◆ Brief: Using the records below, filter out every line that lacks "break" and copy the rest.

◆ Excerpted data:
______________________________

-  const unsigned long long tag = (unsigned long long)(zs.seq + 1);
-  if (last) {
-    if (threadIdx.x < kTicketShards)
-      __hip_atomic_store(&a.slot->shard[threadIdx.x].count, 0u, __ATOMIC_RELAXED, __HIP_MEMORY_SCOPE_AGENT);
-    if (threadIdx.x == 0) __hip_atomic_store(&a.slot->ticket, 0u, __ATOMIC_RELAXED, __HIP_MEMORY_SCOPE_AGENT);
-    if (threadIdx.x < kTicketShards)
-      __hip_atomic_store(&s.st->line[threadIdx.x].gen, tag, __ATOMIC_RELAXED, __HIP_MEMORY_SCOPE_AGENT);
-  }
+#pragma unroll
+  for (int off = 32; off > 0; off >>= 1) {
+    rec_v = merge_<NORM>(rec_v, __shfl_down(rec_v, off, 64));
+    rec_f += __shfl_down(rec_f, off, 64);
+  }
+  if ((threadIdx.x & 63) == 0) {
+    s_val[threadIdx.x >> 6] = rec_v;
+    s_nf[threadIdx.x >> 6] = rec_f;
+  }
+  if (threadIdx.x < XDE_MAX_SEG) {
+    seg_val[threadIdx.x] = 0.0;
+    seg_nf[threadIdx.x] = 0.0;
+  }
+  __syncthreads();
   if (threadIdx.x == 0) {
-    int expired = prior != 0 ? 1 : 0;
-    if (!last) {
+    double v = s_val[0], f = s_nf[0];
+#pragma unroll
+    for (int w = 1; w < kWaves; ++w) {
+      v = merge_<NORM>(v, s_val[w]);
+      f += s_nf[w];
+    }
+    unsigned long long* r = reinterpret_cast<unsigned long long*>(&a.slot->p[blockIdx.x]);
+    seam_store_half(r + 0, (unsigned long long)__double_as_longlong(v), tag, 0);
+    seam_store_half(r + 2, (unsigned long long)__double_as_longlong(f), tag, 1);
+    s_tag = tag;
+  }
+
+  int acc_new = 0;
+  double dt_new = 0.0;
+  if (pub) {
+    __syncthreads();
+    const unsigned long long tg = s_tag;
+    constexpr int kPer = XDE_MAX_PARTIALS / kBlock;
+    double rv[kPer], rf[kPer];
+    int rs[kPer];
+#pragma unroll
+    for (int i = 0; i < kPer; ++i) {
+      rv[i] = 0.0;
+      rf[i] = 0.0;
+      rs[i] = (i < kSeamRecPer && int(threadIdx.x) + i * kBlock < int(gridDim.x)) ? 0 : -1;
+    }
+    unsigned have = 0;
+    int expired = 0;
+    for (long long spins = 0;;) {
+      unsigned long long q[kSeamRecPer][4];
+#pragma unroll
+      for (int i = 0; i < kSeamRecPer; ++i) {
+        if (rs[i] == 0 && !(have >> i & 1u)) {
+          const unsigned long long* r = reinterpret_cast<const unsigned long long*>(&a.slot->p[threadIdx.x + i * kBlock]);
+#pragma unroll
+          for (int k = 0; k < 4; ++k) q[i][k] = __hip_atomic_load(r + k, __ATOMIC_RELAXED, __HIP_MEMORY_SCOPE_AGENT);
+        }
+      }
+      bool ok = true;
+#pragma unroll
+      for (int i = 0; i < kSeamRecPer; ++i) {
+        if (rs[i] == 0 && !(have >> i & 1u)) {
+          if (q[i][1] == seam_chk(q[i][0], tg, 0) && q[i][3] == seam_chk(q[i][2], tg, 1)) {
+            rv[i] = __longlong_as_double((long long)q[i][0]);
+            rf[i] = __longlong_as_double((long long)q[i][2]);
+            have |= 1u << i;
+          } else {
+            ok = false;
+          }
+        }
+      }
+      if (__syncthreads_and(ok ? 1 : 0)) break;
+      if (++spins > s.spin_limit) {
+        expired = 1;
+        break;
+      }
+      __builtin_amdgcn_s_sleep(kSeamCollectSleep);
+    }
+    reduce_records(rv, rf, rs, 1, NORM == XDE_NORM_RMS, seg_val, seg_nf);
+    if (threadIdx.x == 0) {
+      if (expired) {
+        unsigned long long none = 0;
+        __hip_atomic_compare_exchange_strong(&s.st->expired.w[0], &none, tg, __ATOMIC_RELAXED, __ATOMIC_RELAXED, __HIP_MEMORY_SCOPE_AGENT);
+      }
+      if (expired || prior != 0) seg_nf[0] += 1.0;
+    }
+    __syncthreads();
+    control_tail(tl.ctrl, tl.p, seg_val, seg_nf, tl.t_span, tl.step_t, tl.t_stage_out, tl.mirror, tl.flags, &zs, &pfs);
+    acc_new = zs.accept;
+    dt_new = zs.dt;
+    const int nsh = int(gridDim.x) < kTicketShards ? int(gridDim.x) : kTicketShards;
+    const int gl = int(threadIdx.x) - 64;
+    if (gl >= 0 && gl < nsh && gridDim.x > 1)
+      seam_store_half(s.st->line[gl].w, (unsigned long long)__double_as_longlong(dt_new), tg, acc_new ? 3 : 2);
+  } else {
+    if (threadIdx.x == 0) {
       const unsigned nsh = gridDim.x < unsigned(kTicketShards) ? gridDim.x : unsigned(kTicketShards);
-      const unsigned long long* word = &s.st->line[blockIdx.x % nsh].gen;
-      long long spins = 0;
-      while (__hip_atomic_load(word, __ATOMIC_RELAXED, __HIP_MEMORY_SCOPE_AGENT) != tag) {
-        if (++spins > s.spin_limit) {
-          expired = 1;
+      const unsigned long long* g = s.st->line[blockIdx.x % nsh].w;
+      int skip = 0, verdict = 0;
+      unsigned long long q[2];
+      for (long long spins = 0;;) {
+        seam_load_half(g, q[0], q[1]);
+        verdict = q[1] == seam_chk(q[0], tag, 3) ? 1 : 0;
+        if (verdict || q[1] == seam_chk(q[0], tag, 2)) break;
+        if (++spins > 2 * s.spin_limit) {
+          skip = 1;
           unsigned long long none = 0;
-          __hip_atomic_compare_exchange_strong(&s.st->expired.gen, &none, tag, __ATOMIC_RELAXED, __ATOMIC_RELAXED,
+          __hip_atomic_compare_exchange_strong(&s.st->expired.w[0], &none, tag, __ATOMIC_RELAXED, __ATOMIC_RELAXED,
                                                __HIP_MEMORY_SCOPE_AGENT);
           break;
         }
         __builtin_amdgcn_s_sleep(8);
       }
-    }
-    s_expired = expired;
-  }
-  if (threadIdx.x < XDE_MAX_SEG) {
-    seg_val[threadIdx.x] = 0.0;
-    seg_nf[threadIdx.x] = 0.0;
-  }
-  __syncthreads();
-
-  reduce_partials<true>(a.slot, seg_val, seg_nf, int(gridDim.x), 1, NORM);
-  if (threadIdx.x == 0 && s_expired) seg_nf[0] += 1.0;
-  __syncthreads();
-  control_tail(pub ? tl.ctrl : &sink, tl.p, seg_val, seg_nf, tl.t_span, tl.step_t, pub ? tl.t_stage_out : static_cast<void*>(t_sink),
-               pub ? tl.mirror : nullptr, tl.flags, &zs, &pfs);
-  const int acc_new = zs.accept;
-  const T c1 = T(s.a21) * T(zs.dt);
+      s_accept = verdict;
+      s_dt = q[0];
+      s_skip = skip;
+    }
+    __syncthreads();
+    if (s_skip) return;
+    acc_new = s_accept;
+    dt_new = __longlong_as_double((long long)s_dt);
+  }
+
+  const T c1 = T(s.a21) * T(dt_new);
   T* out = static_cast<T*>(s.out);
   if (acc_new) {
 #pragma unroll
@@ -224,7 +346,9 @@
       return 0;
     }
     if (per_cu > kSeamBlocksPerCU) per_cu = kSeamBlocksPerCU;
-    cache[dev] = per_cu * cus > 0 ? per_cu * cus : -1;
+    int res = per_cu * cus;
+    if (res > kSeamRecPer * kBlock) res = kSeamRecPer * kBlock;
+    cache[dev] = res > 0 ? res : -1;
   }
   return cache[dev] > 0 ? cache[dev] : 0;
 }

______________________________

◆ Solution:
+      if (__syncthreads_and(ok ? 1 : 0)) break;
+        break;
+        if (verdict || q[1] == seam_chk(q[0], tag, 2)) break;
           break;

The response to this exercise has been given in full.